TASK PROMPT
The data should be restated word for word, in full.

++++ DATA UNDER STUDY ++++

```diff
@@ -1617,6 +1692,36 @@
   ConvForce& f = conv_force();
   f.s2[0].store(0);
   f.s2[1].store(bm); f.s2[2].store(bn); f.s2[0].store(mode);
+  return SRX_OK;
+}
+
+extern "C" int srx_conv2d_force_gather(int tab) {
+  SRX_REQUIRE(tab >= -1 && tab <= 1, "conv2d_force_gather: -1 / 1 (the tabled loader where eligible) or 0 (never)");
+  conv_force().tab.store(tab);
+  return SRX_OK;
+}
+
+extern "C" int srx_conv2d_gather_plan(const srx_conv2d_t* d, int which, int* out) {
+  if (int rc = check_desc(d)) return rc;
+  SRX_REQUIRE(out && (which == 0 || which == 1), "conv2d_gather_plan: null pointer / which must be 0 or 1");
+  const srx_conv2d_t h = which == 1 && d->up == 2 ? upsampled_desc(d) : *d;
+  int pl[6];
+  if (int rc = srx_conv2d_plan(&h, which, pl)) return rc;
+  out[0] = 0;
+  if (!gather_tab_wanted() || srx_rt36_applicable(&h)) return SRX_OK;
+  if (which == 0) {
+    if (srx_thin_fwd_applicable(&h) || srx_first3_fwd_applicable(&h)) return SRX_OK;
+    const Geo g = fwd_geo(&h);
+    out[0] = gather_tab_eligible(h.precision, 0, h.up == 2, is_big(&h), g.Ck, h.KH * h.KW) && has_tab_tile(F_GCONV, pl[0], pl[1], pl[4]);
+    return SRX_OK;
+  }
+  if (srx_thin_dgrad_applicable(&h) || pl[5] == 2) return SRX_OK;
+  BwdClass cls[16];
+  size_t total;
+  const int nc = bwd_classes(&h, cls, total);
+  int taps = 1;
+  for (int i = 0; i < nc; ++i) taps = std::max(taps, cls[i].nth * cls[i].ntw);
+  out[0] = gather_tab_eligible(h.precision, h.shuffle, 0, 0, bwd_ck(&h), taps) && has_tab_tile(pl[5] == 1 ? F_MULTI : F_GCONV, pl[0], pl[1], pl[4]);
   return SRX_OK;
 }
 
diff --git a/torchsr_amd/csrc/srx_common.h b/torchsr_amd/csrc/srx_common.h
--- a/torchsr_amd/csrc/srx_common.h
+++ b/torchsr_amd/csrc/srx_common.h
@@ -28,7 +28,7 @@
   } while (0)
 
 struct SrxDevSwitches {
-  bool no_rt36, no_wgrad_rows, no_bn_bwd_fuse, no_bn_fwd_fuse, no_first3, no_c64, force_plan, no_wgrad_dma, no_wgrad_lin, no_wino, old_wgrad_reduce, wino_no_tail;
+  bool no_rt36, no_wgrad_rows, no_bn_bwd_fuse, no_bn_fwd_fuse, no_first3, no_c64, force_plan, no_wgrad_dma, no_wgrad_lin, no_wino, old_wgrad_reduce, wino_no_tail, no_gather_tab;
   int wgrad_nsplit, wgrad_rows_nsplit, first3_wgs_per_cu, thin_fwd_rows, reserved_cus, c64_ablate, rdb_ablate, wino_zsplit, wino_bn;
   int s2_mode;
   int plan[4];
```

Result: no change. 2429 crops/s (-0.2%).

++++

RESULT OF THE TASK
```diff
@@ -1617,6 +1692,36 @@
   ConvForce& f = conv_force();
   f.s2[0].store(0);
   f.s2[1].store(bm); f.s2[2].store(bn); f.s2[0].store(mode);
+  return SRX_OK;
+}
+
+extern "C" int srx_conv2d_force_gather(int tab) {
+  SRX_REQUIRE(tab >= -1 && tab <= 1, "conv2d_force_gather: -1 / 1 (the tabled loader where eligible) or 0 (never)");
+  conv_force().tab.store(tab);
+  return SRX_OK;
+}
+
+extern "C" int srx_conv2d_gather_plan(const srx_conv2d_t* d, int which, int* out) {
+  if (int rc = check_desc(d)) return rc;
+  SRX_REQUIRE(out && (which == 0 || which == 1), "conv2d_gather_plan: null pointer / which must be 0 or 1");
+  const srx_conv2d_t h = which == 1 && d->up == 2 ? upsampled_desc(d) : *d;
+  int pl[6];
+  if (int rc = srx_conv2d_plan(&h, which, pl)) return rc;
+  out[0] = 0;
+  if (!gather_tab_wanted() || srx_rt36_applicable(&h)) return SRX_OK;
+  if (which == 0) {
+    if (srx_thin_fwd_applicable(&h) || srx_first3_fwd_applicable(&h)) return SRX_OK;
+    const Geo g = fwd_geo(&h);
+    out[0] = gather_tab_eligible(h.precision, 0, h.up == 2, is_big(&h), g.Ck, h.KH * h.KW) && has_tab_tile(F_GCONV, pl[0], pl[1], pl[4]);
+    return SRX_OK;
+  }
+  if (srx_thin_dgrad_applicable(&h) || pl[5] == 2) return SRX_OK;
+  BwdClass cls[16];
+  size_t total;
+  const int nc = bwd_classes(&h, cls, total);
+  int taps = 1;
+  for (int i = 0; i < nc; ++i) taps = std::max(taps, cls[i].nth * cls[i].ntw);
+  out[0] = gather_tab_eligible(h.precision, h.shuffle, 0, 0, bwd_ck(&h), taps) && has_tab_tile(pl[5] == 1 ? F_MULTI : F_GCONV, pl[0], pl[1], pl[4]);
   return SRX_OK;
 }
 
diff --git a/torchsr_amd/csrc/srx_common.h b/torchsr_amd/csrc/srx_common.h
--- a/torchsr_amd/csrc/srx_common.h
+++ b/torchsr_amd/csrc/srx_common.h
@@ -28,7 +28,7 @@
   } while (0)
 
 struct SrxDevSwitches {
-  bool no_rt36, no_wgrad_rows, no_bn_bwd_fuse, no_bn_fwd_fuse, no_first3, no_c64, force_plan, no_wgrad_dma, no_wgrad_lin, no_wino, old_wgrad_reduce, wino_no_tail;
+  bool no_rt36, no_wgrad_rows, no_bn_bwd_fuse, no_bn_fwd_fuse, no_first3, no_c64, force_plan, no_wgrad_dma, no_wgrad_lin, no_wino, old_wgrad_reduce, wino_no_tail, no_gather_tab;
   int wgrad_nsplit, wgrad_rows_nsplit, first3_wgs_per_cu, thin_fwd_rows, reserved_cus, c64_ablate, rdb_ablate, wino_zsplit, wino_bn;
   int s2_mode;
   int plan[4];
```

Result: no change. 2429 crops/s (-0.2%).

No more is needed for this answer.